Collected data
------

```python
def stem_fwd(x, w, epi_affine=None, relu=False, stats=False, amax_out=None, wlen=None):
    B, F, T = x.shape
    out = torch.empty(B, F, T, 32, device=x.device, dtype=torch.float32)
    flags = (EPI_AFFINE if epi_affine is not None else 0) | (EPI_RELU if relu else 0) | (EPI_STATS if stats else 0)
    st = None
    if stats:
        st = torch.empty(hip.lib().spk_stem_fwd_blocks(B, F, T), 32, 2, device=x.device, dtype=torch.float32)
    args = (ptr(x), ptr(w), ptr(out), ptr(st), ptr(epi_affine[0]) if epi_affine else None,
            ptr(epi_affine[1]) if epi_affine else None, B, F, T)
    if wlen is None:
        call("spk_stem_conv_fwd", *args, flags, ptr(amax_out), stream())
    else:
        _check_wlen(wlen, B)
        call("spk_stem_conv_fwd_len", *args, flags | EPI_WMASK, ptr(amax_out), ptr(wlen), stream())
    return out, st


def stem_wgrad(x, draw, dw, accumulate=False):
    B, F, T = x.shape
    nblk = hip.lib().spk_stem_wgrad_blocks(B, F, T)
    ws = _workspace(nblk * 288 * 4, x.device)
    call("spk_stem_conv_wgrad", ptr(x), ptr(draw), ptr(dw), ptr(ws), B, F, T, 1 if accumulate else 0, stream())
    return dw


def bn_stats_partial(x2d):
    N, C = x2d.shape
    nblk = hip.lib().spk_bn_stats_blocks(N, C)
    part = torch.empty(nblk, C, 2, device=x2d.device, dtype=torch.float32)
    call("spk_bn_stats_partial", ptr(x2d), ptr(part), N, C, stream())
    return part


_ws64_cache = {}


def _ws64(device):
    w = _ws64_cache.get(str(device))
    if w is None:
        w = torch.zeros(256 * 2048 * 2 + 64, device=device, dtype=torch.float64)
        _ws64_cache[str(device)] = w
    return w


def bn_finalize(partial, count, gamma, beta, running_mean, running_var, nbt, out4, amax_in=None, est_out=None):
    C = gamma.numel()
    call("spk_bn_finalize", ptr(partial), partial.shape[0], C, float(count), ptr(gamma), ptr(beta), ptr(running_mean),
         ptr(running_var), ptr(nbt), ptr(out4[0]), ptr(out4[1]), ptr(out4[2]), ptr(out4[3]), BN_MOMENTUM, BN_EPS,
         ptr(_ws64(partial.device)), ptr(amax_in), ptr(est_out), stream())


def bn_eval_coeffs(gamma, beta, rm, rv, out2):
    C = gamma.numel()
    call("spk_bn_eval_coeffs", ptr(gamma), ptr(beta), ptr(rm), ptr(rv), ptr(out2[0]), ptr(out2[1]), C, BN_EPS, stream())


def bn_apply(raw, scale, shift, res=None, res_affine=None, relu=True, out=None, mask=False, amax_out=None):
    C = raw.shape[-1]
    N = raw.numel() // C
    if out is None:
        out = torch.empty_like(raw)
    mk = torch.empty(N * (C // 32), device=raw.device, dtype=torch.int32) if mask else None
    call("spk_bn_apply", ptr(raw), ptr(scale), ptr(shift), ptr(res),
         ptr(res_affine[0]) if res_affine else None, ptr(res_affine[1]) if res_affine else None, ptr(out), ptr(mk), N, C,
         1 if relu else 0, ptr(amax_out), stream(),
         nbytes=4.0 * raw.numel() * (2 + (1 if res is not None else 0)) + (raw.numel() / 8 if mask else 0))
    return (out, mk) if mask else out


def _bn_bwd_bytes(raw, mask_mode, passes):
    n = raw.numel()
    return 4.0 * n * passes + {MASK_NONE: 0.0, MASK_RAW: 0.0, MASK_ACT: 4.0 * n}.get(mask_mode, n / 8.0)


def bn_backward(dy, raw, act, bn4, gamma, dgamma, dbeta, mask_mode, draw_out=None, dz_out=None, accumulate=False,
                partial=None, amax_out=None, pair=None, chan_amax=None):
    C = raw.shape[-1]
    N = raw.numel() // C
    coef = torch.empty(3, C, device=raw.device, dtype=torch.float32)
    if partial is None:
        nblk = hip.lib().spk_bn_stats_blocks(N, C)
        part = torch.empty(nblk, C, 2, device=raw.device, dtype=torch.float32)
        call("spk_bn_bwd_reduce", ptr(dy), ptr(raw), ptr(act), ptr(bn4[0]), ptr(bn4[1]), ptr(bn4[2]), ptr(bn4[3]), ptr(part),
             N, C, mask_mode, ptr(chan_amax), stream(), nbytes=_bn_bwd_bytes(raw, mask_mode, 2))
    else:
        assert chan_amax is None, "chan_amax comes out of the reduction pass: partial must be None"
        part, nblk = partial, partial.shape[0]
    call("spk_bn_bwd_finalize", ptr(part), nblk, C, float(N), ptr(gamma), ptr(bn4[1]), ptr(dgamma), ptr(dbeta), ptr(coef),
         1 if accumulate else 0, ptr(_ws64(raw.device)), ptr(pair[0]) if pair else None, ptr(pair[1]) if pair else None,
         ptr(bn4[0]) if pair else None, ptr(pair[2]) if pair else None, ptr(chan_amax) if pair else None, stream())
    if draw_out is None:
        draw_out = torch.empty_like(raw)
    call("spk_bn_bwd_apply", ptr(dy), ptr(raw), ptr(act), ptr(bn4[0]), ptr(bn4[1]), ptr(bn4[2]), ptr(bn4[3]), ptr(coef),
         ptr(draw_out), ptr(dz_out), N, C, mask_mode, ptr(amax_out), ptr(pair[2]) if pair else None, stream(),
         nbytes=_bn_bwd_bytes(raw, mask_mode, 3 + (1 if dz_out is not None else 0)))
    return draw_out


def bn_bwd_coef(partial, count, gamma, bn4, dgamma, dbeta, accumulate=False, amax_in=None, raw_amax=None, est_out=None,
                chan_amax=None):
    C = gamma.numel()
    coef = torch.empty(3, C, device=gamma.device, dtype=torch.float32)
    assert est_out is None or (amax_in is not None and raw_amax is not None)
    call("spk_bn_bwd_finalize", ptr(partial), partial.shape[0], C, float(count), ptr(gamma), ptr(bn4[1]), ptr(dgamma),
         ptr(dbeta), ptr(coef), 1 if accumulate else 0, ptr(_ws64(gamma.device)), ptr(amax_in) if est_out is not None else None,
         ptr(raw_amax) if est_out is not None else None, ptr(bn4[0]) if est_out is not None else None, ptr(est_out),
         ptr(chan_amax) if est_out is not None else None, stream())
    return coef


def bn_bwd_partial(dy, raw, act, bn4, mask_mode, chan_amax=None):
    C = raw.shape[-1]
    N = raw.numel() // C
    nblk = hip.lib().spk_bn_stats_blocks(N, C)
    part = torch.empty(nblk, C, 2, device=raw.device, dtype=torch.float32)
    call("spk_bn_bwd_reduce", ptr(dy), ptr(raw), ptr(act), ptr(bn4[0]), ptr(bn4[1]), ptr(bn4[2]), ptr(bn4[3]), ptr(part),
         N, C, mask_mode, ptr(chan_amax), stream(), nbytes=_bn_bwd_bytes(raw, mask_mode, 2))
    return part


def stats_pool_fwd(x, mode, wlen=None):
    B, H, W, C = x.shape
    out = torch.empty(B, C * H * (2 if mode else 1), device=x.device, dtype=torch.float32)
    if wlen is None:
        call("spk_stats_pool_fwd", ptr(x), ptr(out), B, H, W, C, mode, stream())
    else:
        _check_wlen(wlen, B)
        call("spk_stats_pool_fwd_len", ptr(x), ptr(out), ptr(wlen), B, H, W, C, mode, stream())
    return out


def stats_pool_bwd(x, gout, mode, amax_out=None):
    B, H, W, C = x.shape
    dx = torch.empty_like(x)
    call("spk_stats_pool_bwd", ptr(x), ptr(gout), ptr(dx), B, H, W, C, mode, ptr(amax_out), stream())
    return dx


def _ptr_rows(t):
    assert t.is_cuda and t.dim() == 2 and (t.stride(1) == 1 or t.shape[1] == 1) and t.stride(0) >= t.shape[1], \
        "libspkhip takes rows of unit stride only"
    return t.data_ptr()


def gemm(A, Bm, M, N, K, sam, sak, sbk, sbn, bias=None, out=None, alpha=1.0, accumulate=False):
    if out is None:
        out = torch.empty(M, N, device=A.device, dtype=torch.float32)
    ws = _workspace_named("gemm", hip.lib().spk_gemm_workspace(M, N, K), A.device)
    call("spk_gemm_f32", ptr(A), ptr(Bm), _ptr_rows(out), ptr(bias), M, N, K, sam, sak, sbk, sbn, out.stride(0), float(alpha),
         1 if accumulate else 0, ptr(ws), stream(), label="gemm_f32_kernel", flops=2.0 * M * N * K)
    return out


def linear_fwd(x, w, bias=None):
    M, K = x.shape
    N = w.shape[0]
    return gemm(x, w, M, N, K, K, 1, 1, K, bias=bias)


def linear_bwd(x, w, dy, dw, db=None, need_dx=True, accumulate=False):
    M, K = x.shape
    N = w.shape[0]
    dx = None
    if need_dx:
        dx = gemm(dy, w, M, K, N, N, 1, K, 1)
    gemm(dy, x, N, K, M, 1, N, K, 1, out=dw, accumulate=accumulate)
    if db is not None:
        call("spk_colsum", ptr(dy), ptr(db), M, N, 1 if accumulate else 0, stream())
    return dx


def l2norm_fwd(x):
    R, D = x.shape
    y = torch.empty_like(x)
    inv = torch.empty(R, device=x.device, dtype=torch.float32)
    call("spk_l2norm_fwd", ptr(x), ptr(y), ptr(inv), R, D, 1e-12, stream())
    return y, inv


def l2norm_bwd(y, inv, dy, out=None, accumulate=False):
    R, D = y.shape
    if out is None:
        out = torch.empty_like(y)
    call("spk_l2norm_bwd", ptr(y), ptr(inv), ptr(dy), ptr(out), R, D, 1e-12, 1 if accumulate else 0, stream())
    return out


def aam_margin_fwd(cosv, label, m, s):
    B, S = cosv.shape
    logits = torch.empty_like(cosv)
    call("spk_aam_margin_fwd", ptr(cosv), ptr(label), ptr(logits), B, S, float(m), float(s), stream())
    return logits


def aam_margin_bwd(cosv, label, dlogits, m, s):
    B, S = cosv.shape
    dcos = torch.empty_like(cosv)
    call("spk_aam_margin_bwd", ptr(cosv), ptr(label), ptr(dlogits), ptr(dcos), B, S, float(m), float(s), stream())
    return dcos


def softmax_ce(logits, label, grad_scale=None, want_rank=True):
    B, S = logits.shape
    loss_row = torch.empty(B, device=logits.device, dtype=torch.float32)
    dl = torch.empty_like(logits) if grad_scale is not None else None
    rank = torch.empty(B, device=logits.device, dtype=torch.int32) if want_rank else None
    call("spk_softmax_ce", ptr(logits), ptr(label), ptr(loss_row), ptr(dl), ptr(rank), B, S,
         float(grad_scale if grad_scale is not None else 0.0), stream())
    return loss_row, dl, rank


def mean(v):
    out = torch.empty(1, device=v.device, dtype=torch.float32)
    call("spk_mean", ptr(v), ptr(out), v.numel(), stream())
    return out


def relu_bwd(y, dy):
    dx = torch.empty_like(dy)
    call("spk_relu_bwd", ptr(y), ptr(dy), ptr(dx), y.numel(), stream())
    return dx


def sgd_step(p, g, buf, lr, momentum, weight_decay, grad_scale, first):
    call("spk_sgd_step", ptr(p), ptr(g), ptr(buf), p.numel(), float(lr), float(momentum), float(weight_decay),
         float(grad_scale), 1 if first else 0, stream())


def center_normalize(emb, mean=None, eps=1e-8):
    N, D = emb.shape
    out = torch.empty_like(emb)
    call("spk_center_normalize", ptr(emb), ptr(mean), ptr(out), N, D, float(eps), stream())
    return out


def trial_cosine(en, te, ia, ib):
    T = ia.numel()
    out = torch.empty(T, device=en.device, dtype=torch.float32)
    assert ia.dtype == torch.int32 and ib.dtype == torch.int32 and ib.numel() == T and en.shape[1] == te.shape[1]
    call("spk_trial_cosine", ptr(en), ptr(te), ptr(ia), ptr(ib), ptr(out), T, en.shape[1], en.shape[0], te.shape[0], stream())
    return out


def topk_mean_std(scores, k):
    N, M = scores.shape
    mean = torch.empty(N, device=scores.device, dtype=torch.float32)
    std = torch.empty_like(mean)
    call("spk_topk_mean_std", _ptr_rows(scores), ptr(mean), ptr(std), N, M, int(k), scores.stride(0), stream())
    return mean, std
```

Baseline: 5447 utt/s.

## Defer stem BN-ReLU into consumers and fuse stem BN backward into wgrad

```diff
diff --git a/include/spkhip.h b/include/spkhip.h
--- a/include/spkhip.h
+++ b/include/spkhip.h
@@ -78,9 +78,14 @@
 int spk_stem_conv_fwd_len(const float* x, const float* w, float* out, float* stats, const float* epi_scale,
                           const float* epi_shift, int B, int F, int T, int flags, unsigned* amax_out, const int* len ,
                           void* stream);
+int spk_stem_fwd_minmax(const float* x, const float* w, float* out, float* stats, float* minmax, int B, int F, int T, int flags,
+                        unsigned* amax_out, void* stream);
 int spk_stem_wgrad_blocks(int B, int F, int T);
 int spk_stem_conv_wgrad(const float* x, const float* draw, float* dw, float* partial, int B, int F, int T,
                         int accumulate, void* stream);
+int spk_stem_bn_wgrad(const float* x, const float* d, const float* raw0, const float* mean, const float* invstd,
+                      const float* scale, const float* shift, const float* coef, float* dw, float* partial, int B, int F, int T,
+                      int accumulate, void* stream);
 
 int spk_bn_stats_blocks(long long N, int C);
 int spk_bn_stats_partial(const float* x, float* partial , long long N, int C, void* stream);
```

------

- **WHAT THE EXERCISE ASKS**
Search the entries for the word "include" and pick out every line that holds it.

- **THE ANSWER**
diff --git a/include/spkhip.h b/include/spkhip.h
--- a/include/spkhip.h
+++ b/include/spkhip.h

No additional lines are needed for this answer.